Anyway, the guy is legend since its XPrivacy hit android...

------
eden_h
It would be helpful to be more upfront in the video about why Facebook is
tracking this, because it _looks_ like it's Facebook Analytics for Apps -
([https://analytics.facebook.com/get-
started/Apps#fq](https://analytics.facebook.com/get-started/Apps#fq)), which
puts this on par with Google Analytics for Apps -
([https://developers.google.com/analytics/solutions/mobile](https://developers.google.com/analytics/solutions/mobile))
in terms of problematic behaviour.

So it is unclear if this is data that is provided to Facebook servers but not
accessible to Facebook, similar to options for Google's Analytics platforms,
or if it is harvested by Facebook by permission of the app creator.
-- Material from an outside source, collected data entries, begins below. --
__device__ __forceinline__ float kth_of_quad(float (&s)[16], int k) {
  bitonic_sort_desc<16>(s);
  float m[16];
#pragma unroll
  for (int j = 0; j < 16; ++j) m[j] = fmaxf(s[j], __shfl_xor(s[15 - j], 16));
  bitonic_clean_desc<16>(m);
#pragma unroll
  for (int j = 0; j < 16; ++j) s[j] = fmaxf(m[j], __shfl_xor(m[15 - j], 32));
  bitonic_clean_desc<16>(s);
  return pick<16>(s, k - 1);
}

__device__ __forceinline__ float kth_of_quad(float (&s)[32], int k) {
  const int lane = threadIdx.x & 63;
  const bool upper = (lane >> 4) & 1;
  bitonic_sort_desc<32>(s);
  float m[32];
#pragma unroll
  for (int j = 0; j < 32; ++j) {
    const float o = __shfl_xor(s[31 - j], 16);
    m[j] = upper ? fminf(s[j], o) : fmaxf(s[j], o);
  }
  bitonic_clean_desc<32>(m);
#pragma unroll
  for (int j = 0; j < 32; ++j) s[j] = fmaxf(m[j], __shfl_xor(m[31 - j], 48));
#pragma unroll
  for (int j = 0; j < 32; ++j) {
    const float o = __shfl_xor(s[j], 16);
    m[j] = upper ? fminf(s[j], o) : fmaxf(s[j], o);
  }
  bitonic_clean_desc<32>(m);
  const float t = pick<32>(m, (k - 1) & 31);
  const int src = (lane & 47 & ~16) | (((k - 1) >> 5) << 4);
  return __shfl(t, src);
}

__device__ __forceinline__ float pair_max(float x) {
  const auto r = __builtin_amdgcn_permlane32_swap(__float_as_uint(x), __float_as_uint(x), false, false);
  return fmaxf(__uint_as_float(r[0]), __uint_as_float(r[1]));
}
__device__ __forceinline__ float quad_max(float x) {
  const auto r = __builtin_amdgcn_permlane16_swap(__float_as_uint(x), __float_as_uint(x), false, false);
  return pair_max(fmaxf(__uint_as_float(r[0]), __uint_as_float(r[1])));
}

__device__ __forceinline__ unsigned ord_of(float x) {
  const unsigned u = __float_as_uint(x);
  return (u & 0x80000000u) ? ~u : (u | 0x80000000u);
}
__device__ __forceinline__ float float_of_ord(unsigned o) {
  return __uint_as_float((o & 0x80000000u) ? (o & 0x7fffffffu) : ~o);
}
__device__ __forceinline__ float foreign_tau(unsigned o) {
  return o > 1u ? float_of_ord(o - 1u) : kNegInf;
}

template <int L, bool FINAL>
__device__ __forceinline__ void compact(float* __restrict__ sbuf, int* __restrict__ ibuf, int lane,
                                        int& cnt, float& tau, int k, float* out_s, int* out_i,
                                        bool q_valid, int kp = 0, unsigned* tau_pub = nullptr) {
  float v[L], s[L];
  int id[L];
#pragma unroll
  for (int j = 0; j < L; ++j) {
    const bool in = j < cnt;
    const float x = sbuf[j * 64 + lane];
    v[j] = in ? x : kNegInf;
    s[j] = v[j];
    id[j] = ibuf[j * 64 + lane];
  }
  const int total = quad_sum(cnt);
  float tnew = kth_of_quad(s, k);
  int n_gt = 0, n_eq = 0;
#pragma unroll
  for (int j = 0; j < L; ++j) {
    n_gt += (j < cnt && v[j] > tnew) ? 1 : 0;
    n_eq += (j < cnt && v[j] == tnew) ? 1 : 0;
  }
  n_gt = quad_sum(n_gt);
  n_eq = quad_sum(n_eq);
  int need = (total >= k) ? (k - n_gt) : n_eq;
  int idthr = 0x7fffffff;
  if (__any(n_eq > need)) {
    int thr = -1;
    const int rounds = (n_eq > need) ? need : 0;
    for (int it = 0; __any(it < rounds); ++it) {
      int c = 0x7fffffff;
#pragma unroll
      for (int j = 0; j < L; ++j)
        if (j < cnt && v[j] == tnew && id[j] > thr) c = min(c, id[j]);
      c = quad_min(c);
      if (it < rounds) thr = c;
    }
    if (n_eq > need) idthr = thr;
  }
  unsigned km = 0;
#pragma unroll
  for (int j = 0; j < L; ++j) {
    const bool keep = (j < cnt) && (v[j] > tnew || (v[j] == tnew && id[j] <= idthr));
    km |= (keep ? 1u : 0u) << j;
  }
  const int c = __popc(km);
  const int qb = lane & 15;
  const int c0 = __shfl(c, qb), c1 = __shfl(c, qb + 16), c2 = __shfl(c, qb + 32),
            c3 = __shfl(c, qb + 48);
  const int g = lane >> 4;
  const int prefix = (g > 0 ? c0 : 0) + (g > 1 ? c1 : 0) + (g > 2 ? c2 : 0);
  const int kept = c0 + c1 + c2 + c3;
  if (FINAL) {
    if (q_valid) {
#pragma unroll
      for (int j = 0; j < L; ++j) {
        if ((km >> j) & 1u) {
          const int p = prefix + __popc(km & ((1u << j) - 1u));
          out_s[p] = v[j];
          out_i[p] = id[j];
        }
      }
      for (int p = kept + g; p < kp; p += 4) {
        out_s[p] = kNegInf;
        out_i[p] = -1;
      }
    }
  } else {
#pragma unroll
    for (int j = 0; j < L; ++j) {
      if ((km >> j) & 1u) {
        const int p = prefix + __popc(km & ((1u << j) - 1u));
        const int dl = qb + ((p & 3) << 4);
        sbuf[(p >> 2) * 64 + dl] = v[j];
        ibuf[(p >> 2) * 64 + dl] = id[j];
      }
    }
    cnt = (kept - g + 3) >> 2;
    if (total >= k) {
      tau = fmaxf(tau, tnew);
      if (tau_pub && g == 0 && q_valid)
        __hip_atomic_fetch_max(tau_pub, ord_of(tnew), __ATOMIC_RELAXED, __HIP_MEMORY_SCOPE_AGENT);
    }
  }
}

Both
options being shady, as it's not told to the user, but this video feels more
like it's saying Facebook is actively tracking people, not App Designers are
giving Facebook permission to track you in exchange for marketing analytics.

The data that is being provided is significantly too high, and the user should
be made aware, but this video seems to only discuss it being API calls to the
Analytics interface when using the app. I'd definitely expect there to be API
calls when using an app, but how User ID tracking is done is probably the most
potentially dangerous part here.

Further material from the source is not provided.